Comparison of Grapheme and Phoneme Based Acoustic Modeling in LVCSR Task in Slovak

  • Michal Mirilovič
  • Jozef Juhár
  • Anton Čižmár
Conference paper
Part of the Lecture Notes in Computer Science book series (LNCS, volume 5398)


Phonemes and allophones are the basic speech units for acoustic modeling in the majority of contemporary HMM based speech recognizers. Grapheme-based acoustic sub-word units were applied to multi-lingual and cross-lingual acoustic modeling in many tasks.
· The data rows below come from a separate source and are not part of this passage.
# AssafSinger94/dino-tracker

Measured on AMD Instinct MI355X. Metric: query-points*frames/s, higher is better.
Workload: dtype mixed: fp16 ViT operands (one per value), f16 conv operands in Delta-DINO, f16 candidates + f32 deciders in the tracker; f32 accumulate; 1 GPU; 854x480x90 synthetic video (model res 854x476, 67x121 tokens, C=384), 1024 grid queries; 1 video(s) per step over 1 GPU(s); features=vit, mode=single, track_method=mfma, anchor_pairs=92091, correlation_maps_per_video=8380350, rccl_ranks=1, parallelism=video-parallel x1

## Files before the change

dino_tracker_amd/csrc/vit.hip:

```cpp
#include <stdlib.h>
#include "common.h"
#include "vit_attention4.h"
#include "vit_attention6.h"
#include "vit_gemm_common.h"
#include "vit_gemm_tiled.h"
#include "vit_gemm_ws.h"
#include "vit_gemm_wide.h"
#include "vit_split.h"

namespace {

__global__ __launch_bounds__(256) void patch_embed_kernel(const float* __restrict__ frames, const float* __restrict__ Wp,
                                                          const float* __restrict__ bp, const float* __restrict__ pos,
                                                          const float* __restrict__ cls_pos,
                                                          const float* __restrict__ mean_std, float* __restrict__ x,
                                                          int H, int W, int ph, int pw, int D, int patch, int stride,
                                                          int S) {
    const int HW = ph * pw;
    const int K = 3 * patch * patch;
    const int frame = blockIdx.z;
    const int tid = threadIdx.x, lane = tid & 63, w = tid >> 6;
    const int p0 = blockIdx.x * 64 + (w >> 1) * 32;
    const int n0 = blockIdx.y * 64 + (w & 1) * 32;
    const int li = lane & 31, lk = lane >> 5;
// ... 262 lines not shown
VitPlan vit_plan(const dtk_vit_model* m, int ph, int pw, int frames) {
    VitPlan p;
    p.S = ph * pw + 1;
    p.Sp = (p.S + 127) / 128 * 128;
    const int fb = m->frame_batch > 0 ? m->frame_batch : VIT_FRAME_BATCH;
    p.FB = frames < fb ? frames : fb;
    auto al = [](size_t v) { return (v + 255) & ~(size_t)255; };
    size_t off = 0;
    const size_t rows = (size_t)p.FB * p.S;
    p.x = off; off = al(off + rows * m->D * 4);
    p.xn = off; off = al(off + rows * m->D * 2);
    p.q = off; off = al(off + (size_t)p.FB * m->heads * p.Sp * 64 * 2);
    p.k = off; off = al(off + (size_t)p.FB * m->heads * p.Sp * 64 * 2);
    p.vt = off; off = al(off + (size_t)p.FB * m->heads * p.Sp * 64 * 2);
    p.ao = off; off = al(off + rows * m->D * 2);
    p.hid = off; off = al(off + rows * 4 * m->D * 2);
    p.delta = off; off = al(off + rows * m->D * 2);
    p.split = false;
    for (int l = 0; l < m->depth; ++l) p.split |= vit_layer_split(m->layers[l]);
    p.xn_lo = p.q_lo = p.k_lo = p.vt_lo = p.ao_lo = p.hid_lo = 0;
    if (p.split) {
        p.xn_lo = off; off = al(off + rows * m->D * 2);
        p.q_lo = off; off = al(off + (size_t)p.FB * m->heads * p.Sp * 64 * 2);
        p.k_lo = off; off = al(off + (size_t)p.FB * m->heads * p.Sp * 64 * 2);
        p.vt_lo = off; off = al(off + (size_t)p.FB * m->heads * p.Sp * 64 * 2);
        p.ao_lo = off; off = al(off + rows * m->D * 2);
        p.hid_lo = off; off = al(off + rows * 4 * m->D * 2);
    }
    p.total = off;
    return p;
}

template <typename T>
int attention_launch(const T* q, const T* k, const T* vt, T* o, int S, int Sp, int heads, int D, int FH, bool v4, hipStream_t st) {
    int QB;
    if (v4) {
        const unsigned grid = attn::attention_grid(FH, S, 256, &QB);
        DTK_LAUNCH("vit_attention", (attn::attention4_kernel<T, 0>), dim3(grid), dim3(256), 0, st, q, k, vt, o, S, Sp, heads, D,
                   FH, QB);
    } else {
        const unsigned grid = attn::attention_grid(FH, S, 128 * attn::A6_NQ, &QB);
        DTK_LAUNCH("vit_attention", (attn::attention6_kernel<T, 0>), dim3(grid), dim3(256), 0, st, q, k, vt, o, S, Sp, heads, D,
                   FH, QB);
    }
    return DTK_OK;
}

template <typename T>
__global__ __launch_bounds__(256) void range_scan_kernel(const T* __restrict__ p, long long n8, int* __restrict__ flag, int bit) {
    typedef typename Vec<T>::t8 T8;
    bool bad = false;
    for (long long i = (long long)blockIdx.x * 256 + threadIdx.x; i < n8; i += (long long)gridDim.x * 256) {
        const T8 v = reinterpret_cast<const T8*>(p)[i];
#pragma unroll
        for (int e = 0; e < 8; ++e) bad |= !(fabsf((float)v[e]) < 65504.f);
    }
    if (__any(bad) && (threadIdx.x & 63) == 0) atomicOr(flag, bit);
}

struct GemmPath {
    bool tiled;
    bool ws;
    bool wide;
    bool ws_v1;
    bool wide_v1;
    bool fc2_ln;
};
inline GemmPath gemm_path(int D, int f) {
    const bool tiled = (f & DTK_VIT_TILED_GEMMS) != 0, ws = !tiled && D == WS_K, wide_v1 = (f & DTK_VIT_GEMM_WIDE_V1) != 0;
    static_assert(WS_K == WD_N, "fc2 of the weight-stationary width is gemm_wide_delta_kernel's shape");
    return {tiled, ws, !tiled && D % W2_N == 0, (f & DTK_VIT_GEMM_WS_V1) != 0, wide_v1, ws && !wide_v1 && !(f & DTK_VIT_NO_LN_FUSION)};
}
inline GemmPath gemm_path(const dtk_vit_model* m) { return gemm_path(m->D, m->flags); }

template <typename T, int EPI>
int launch_gemm(const char* name, const GemmPath& path, const T* A, const T* W, long long rows, int N, int K, const GemmEpi<T>& e,
                hipStream_t st) {
    if constexpr (EPI != EPI_F32) {
        const bool ws_fits = EPI != EPI_QKV || e.S >= WS_ROWS || rows <= e.S;
        if (path.ws && K == WS_K && ws_fits) {
            const auto gr = gemm_ws_grid(N, rows);
            if (path.ws_v1)
                DTK_LAUNCH(name, (gemm_ws_kernel<T, EPI, 0>), gr.first, dim3(256), 0, st, A, W, rows, N, e, gr.second);
            else
                DTK_LAUNCH(name, (gemm_ws_kernel<T, EPI>), gr.first, dim3(256), 0, st, A, W, rows, N, e, gr.second);
            return DTK_OK;
        }
        if (path.ws && EPI == EPI_DELTA) {
            const dim3 grid(dtk_cdiv(rows, WD_M));
            if (path.wide_v1)
                DTK_LAUNCH(name, (gemm_wide_delta_kernel<T, false>), grid, dim3(512), 0, st, A, W, rows, K, e);
            else if (e.ln_out)
                DTK_LAUNCH(name, (gemm_wide_delta_kernel<T, true, true>), grid, dim3(512), 0, st, A, W, rows, K, e);
            else
                DTK_LAUNCH(name, (gemm_wide_delta_kernel<T, true>), grid, dim3(512), 0, st, A, W, rows, K, e);
            return DTK_OK;
        }
        if (path.wide) {
            const dim3 grid(gemm_wide_grid(N, rows));
            if (path.wide_v1)
                DTK_LAUNCH(name, (gemm_wide_kernel<T, EPI, false>), grid, dim3(512), 0, st, A, W, rows, N, K, e);
            else
                DTK_LAUNCH(name, (gemm_wide_kernel<T, EPI, true>), grid, dim3(512), 0, st, A, W, rows, N, K, e);
            return DTK_OK;
        }
    }
    DTK_LAUNCH(name, (gemm_tiled_kernel<T, EPI>), dim3(gemm_grid(N, rows)), dim3(256), 0, st, A, W, rows, N, K, e);
    return DTK_OK;
}
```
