template <bool PS = false, bool LG = false, bool KO = false>
POA_DEV void chain_fuse(PoaChainSlot *s, const PoaChainParams *cp, int round) {
    const int K = cp->K, A = cp->A;
    const int r = s->fused;
    PoaJobHeader *hdr = reinterpret_cast<PoaJobHeader *>(const_cast<uint8_t *>(s->jd.blob));
    if (s->failed || r >= s->n_reads) return;
    const PoaResultDev *res = s->jd.result;
    if (res->status == POA_ST_SKIP) return;
    if (res->status == POA_ST_PLANE_OVF && !s->retry && s->pool_cursor) {
        POA_CTA_SYNC();
        if (POA_TID0) s->retry = 1;
        chain_flatten<PS, LG>(s, cp, s->order[s->cur], s->n_nodes, r, round + 1, 1);
        return;
    }
    if (res->status != POA_ST_OK) {
        if (POA_TID0) { POA_ATOMIC_OR(&s->failed, POA_CF_DP_STATUS); hdr->n_rows = 0; }
        POA_CTA_SYNC();
        return;
    }
    const ChainRead rd = chain_read(s, r);
    const int qlen = rd.len;
    const uint64_t *ops = s->jd.cigar;
    const int n_ops = res->n_ops;
    const int old_n = s->n_nodes;
    const int32_t *order = s->order[s->cur];
    int32_t *order_new = s->order[s->cur ^ 1];
    int32_t *item_row = s->scr[0], *tgt = s->scr[1], *isnew = s->scr[2], *kind_anchor = s->scr[3], *defidx = s->scr[4], *new_anchor = s->scr[5];

    if (POA_TID0) {
        s->cells += res->cells; s->fwd_clk += res->fwd_clk; s->bt_clk += res->bt_clk;
#ifdef POA_KPROF
        for (int z = 0; z < 6; ++z) s->prof[z] += res->prof[z];
        for (int z = 0; z < 5; ++z) s->btdiag[z] += res->btdiag[z];
#endif
        if (cp->record) {
            s->rec_score[r] = res->best_score; s->rec_nops[r] = n_ops;
            uint64_t hsh = 1469598103934665603ull;
            for (int t = n_ops - 1; t >= 0; --t) {
                uint64_t w = ops[t];
                if ((w & 0xf) != 1) w = ((uint64_t)(uint32_t)order[w >> 34] << 34) | (w & 0x3ffffffffull);
                for (int b = 0; b < 8; ++b) { hsh ^= (w >> (8 * b)) & 0xff; hsh *= 1099511628211ull; }
            }
            s->rec_hash[r] = hsh;
        }
    }

    POA_PAR_FOR(qi, qlen + 1) { item_row[qi] = -2; }
    POA_CTA_SYNC();
    POA_PAR_FOR(t, n_ops) {
        const uint64_t w = ops[t];
        const int op = (int)(w & 0xf);
        if (op == 0) {
            const int qp = (int)((w >> 4) & 0x3fffffff), row = (int)(w >> 34);
            if (qp < qlen && row > 0 && row < old_n - 1) item_row[qp] = row; else POA_ATOMIC_OR(&s->failed, POA_CF_CIGAR);
        } else if (op == 1) {
            const int qp = (int)(w >> 34), len = (int)((w >> 4) & 0x3fffffff);
            if (qp < qlen && qp - len + 1 >= 0) { for (int k = 0; k < len; ++k) item_row[qp - k] = -1; } else POA_ATOMIC_OR(&s->failed, POA_CF_CIGAR);
        }
    }
    POA_CTA_SYNC();

    POA_PAR_FOR(qi, qlen) {
        const int row = item_row[qi];
        int kind = CK_NEWI, target = -1, anchor = -1;
        if (row == -2) POA_ATOMIC_OR(&s->failed, POA_CF_CIGAR);
        if (row >= 0) {
            const int v = order[row];
            const uint8_t b = chain_read_base(rd, qi);
            if (s->base[v] == b) { kind = CK_OLD; target = v; }
            else {
                const int na = s->aln_cnt[v]; const int32_t *al = s->aln_id + (size_t)v * A;
                for (int a = 0; a < na; ++a) if (s->base[al[a]] == b) { target = al[a]; break; }
                if (target >= 0) kind = CK_OLD;
                else { kind = CK_NEWM; anchor = KO ? -1 : chain_group_last_row(s, A, order, old_n, v); target = v; }
            }
        }
        tgt[qi] = target; isnew[qi] = kind != CK_OLD;
        kind_anchor[qi] = (kind << 28) | (anchor & 0x0fffffff);
    }
    POA_CTA_SYNC();
    if (s->failed) { if (POA_TID0) hdr->n_rows = 0; POA_CTA_SYNC(); return; }

    int32_t *newidx = defidx;
    POA_PAR_FOR(qi, qlen) newidx[qi] = isnew[qi];
    POA_CTA_SYNC();
    const int n_new = cta_excl_scan(newidx, qlen);
    POA_CTA_SYNC();
    const int n = old_n + n_new;
    if (n > s->n_cap) { if (POA_TID0) { POA_ATOMIC_OR(&s->failed, POA_CF_NODE_CAP); hdr->n_rows = 0; } POA_CTA_SYNC(); return; }

    if (!KO) {
    POA_PAR_FOR(qi, qlen) {
        const int kind = kind_anchor[qi] >> 28;
        int anchor = -1;
        if (kind == CK_NEWM) anchor = kind_anchor[qi] & 0x0fffffff;
        else if (kind == CK_NEWI && !(qi > 0 && isnew[qi - 1])) anchor = chain_group_last_row(s, A, order, old_n, qi == 0 ? 0 : tgt[qi - 1]);
        new_anchor[qi] = anchor;
    }
    POA_CTA_SYNC();
    {
        int32_t *d = item_row;
        POA_PAR_FOR(qi, qlen) d[qi] = new_anchor[qi] >= 0 ? qi : -1;
        POA_CTA_SYNC();
        cta_incl_maxscan(d, qlen);
        POA_CTA_SYNC();
        POA_PAR_FOR(qi, qlen) {
            if (isnew[qi]) {
                const int a = d[qi] >= 0 ? new_anchor[d[qi]] : -1;
                if (a < 0) POA_ATOMIC_OR(&s->failed, POA_CF_ORDER);
                kind_anchor[qi] = (kind_anchor[qi] & (int32_t)0xf0000000) | (a & 0x0fffffff);
            }
        }
        POA_CTA_SYNC();
    }
    }

    POA_PAR_FOR(qi, qlen) {
        if (isnew[qi]) {
            const int id = old_n + newidx[qi];
            const int col = tgt[qi];
            s->base[id] = chain_read_base(rd, qi); s->in_cnt[id] = 0; s->out_cnt[id] = 0; s->aln_cnt[id] = 0; s->n_read[id] = 0;
            if (cp->W > 0) for (int wd = 0; wd < cp->W; ++wd) s->read_set[(size_t)id * cp->W + wd] = 0;
            new_anchor[newidx[qi]] = kind_anchor[qi] & 0x0fffffff;
            item_row[qi] = col;
            tgt[qi] = id;
        }
    }
    POA_CTA_SYNC();

    POA_PAR_FOR(qi, qlen + 1) {
        const int from = qi == 0 ? 0 : tgt[qi - 1], to = qi < qlen ? tgt[qi] : 1;
        const int from_new = qi > 0 && isnew[qi - 1], to_new = qi < qlen && isnew[qi];
        const int w = chain_read_weight(rd, qi < qlen ? qi : qlen - 1);
        int32_t *iid = s->in_id + (size_t)to * K, *iw = s->in_w + (size_t)to * K;
        int32_t *oid = s->out_id + (size_t)from * K, *ow = s->out_w + (size_t)from * K;
        int nin = s->in_cnt[to], nout = s->out_cnt[from];
        int found = 0;
        if (!from_new && !to_new) {
            for (int i = 0; i < nin; ++i)
                if (iid[i] == from) { iw[i] += w; found = 1; if (i > 0 && iw[i - 1] < iw[i]) chain_exchange_order(iid, iw, nin); break; }
            if (found)
                for (int i = 0; i < nout; ++i)
                    if (oid[i] == to) { ow[i] += w; if (!KO && i > 0 && ow[i - 1] < ow[i]) chain_exchange_order(oid, ow, nout); break; }
        }
        if (!found) {
            if (nin >= K || nout >= K) POA_ATOMIC_OR(&s->failed, POA_CF_EDGE_CAP);
            else {
                iid[nin] = from; iw[nin] = w; s->in_cnt[to] = ++nin;
                if (nin > 1 && iw[nin - 2] < w) chain_exchange_order(iid, iw, nin);
                oid[nout] = to; ow[nout] = w; s->out_cnt[from] = ++nout;
                if (!KO && nout > 1 && ow[nout - 2] < w) chain_exchange_order(oid, ow, nout);
            }
        }
        s->n_read[from] += 1;
        if (cp->W > 0) s->read_set[(size_t)from * cp->W + (r >> 6)] |= 1ull << (r & 63);
    }
    POA_CTA_SYNC();

    POA_PAR_FOR(qi, qlen) {
        if ((kind_anchor[qi] >> 28) == CK_NEWM) {
            const int col = item_row[qi], id = tgt[qi];
            const int na = s->aln_cnt[col];
            if (na + 1 > A) POA_ATOMIC_OR(&s->failed, POA_CF_ALN_CAP);
            else {
                int32_t *mine = s->aln_id + (size_t)id * A; int nm = 0;
                for (int a = 0; a < na; ++a) {
                    const int sib = s->aln_id[(size_t)col * A + a];
                    s->aln_id[(size_t)sib * A + s->aln_cnt[sib]] = id; s->aln_cnt[sib] += 1;
                    mine[nm++] = sib;
                }
                s->aln_id[(size_t)col * A + na] = id; s->aln_cnt[col] = na + 1;
                mine[nm++] = col; s->aln_cnt[id] = nm;
            }
        }
    }
    POA_CTA_SYNC();
    if (s->failed) { if (POA_TID0) hdr->n_rows = 0; POA_CTA_SYNC(); return; }

    if (KO) {
        chain_kahn_order(s, cp, order_new, n);
        POA_PAR_FOR(v, n) { const int no = s->out_cnt[v]; if (no > 1) chain_exchange_order(s->out_id + (size_t)v * K, s->out_w + (size_t)v * K, no); }
        POA_CTA_SYNC();
        if (s->failed) { if (POA_TID0) hdr->n_rows = 0; POA_CTA_SYNC(); return; }
    } else {
    POA_PAR_FOR(k, n_new) { if (k > 0 && new_anchor[k] < new_anchor[k - 1]) POA_ATOMIC_OR(&s->failed, POA_CF_ORDER); }
    POA_CTA_SYNC();
    if (s->failed) { if (POA_TID0) hdr->n_rows = 0; POA_CTA_SYNC(); return; }
    POA_PAR_FOR(i, old_n) {
        int lo = 0, hi = n_new;
        while (lo < hi) { const int mid = (lo + hi) >> 1; if (new_anchor[mid] < i) lo = mid + 1; else hi = mid; }
        const int v = order[i], nr = i + lo;
        order_new[nr] = v; s->node_row[v] = nr;
    }
    POA_PAR_FOR(k, n_new) {
        const int nr = new_anchor[k] + 1 + k, v = old_n + k;
        order_new[nr] = v; s->node_row[v] = nr;
    }
    POA_CTA_SYNC();
    }
    if (POA_TID0) { s->n_nodes = n; s->cur ^= 1; s->fused = r + 1; s->retry = 0; }
    POA_CTA_SYNC();

    chain_set_remain(s, K, order_new, n);
    if (r + 1 < s->n_reads) chain_flatten<PS, LG>(s, cp, order_new, n, r + 1, round + 1, 0);
    else if (POA_TID0) hdr->n_rows = 0;
    POA_CTA_SYNC();
}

Grapheme and phoneme based mono-, cross- and bilingual speech recognition of Czech and Slovak in the small and medium vocabulary task has been studied in our previous work. In this article we compare grapheme and phoneme based approach to acoustic modeling and model unit selection in large vocabulary continuous speech recognition (LVCSR) task in Slovak. The main goal of our experimental work is to investigate a possibility to select an optimal set of sub-word units for Slovak LVCSR system.


Speech Recognition Acoustic Modeling Speech Recognition System Word Error Rate Phonetic Transcription 
These keywords were added by machine and not by the authors. This process is experimental and the keywords may be updated as the learning algorithm improves.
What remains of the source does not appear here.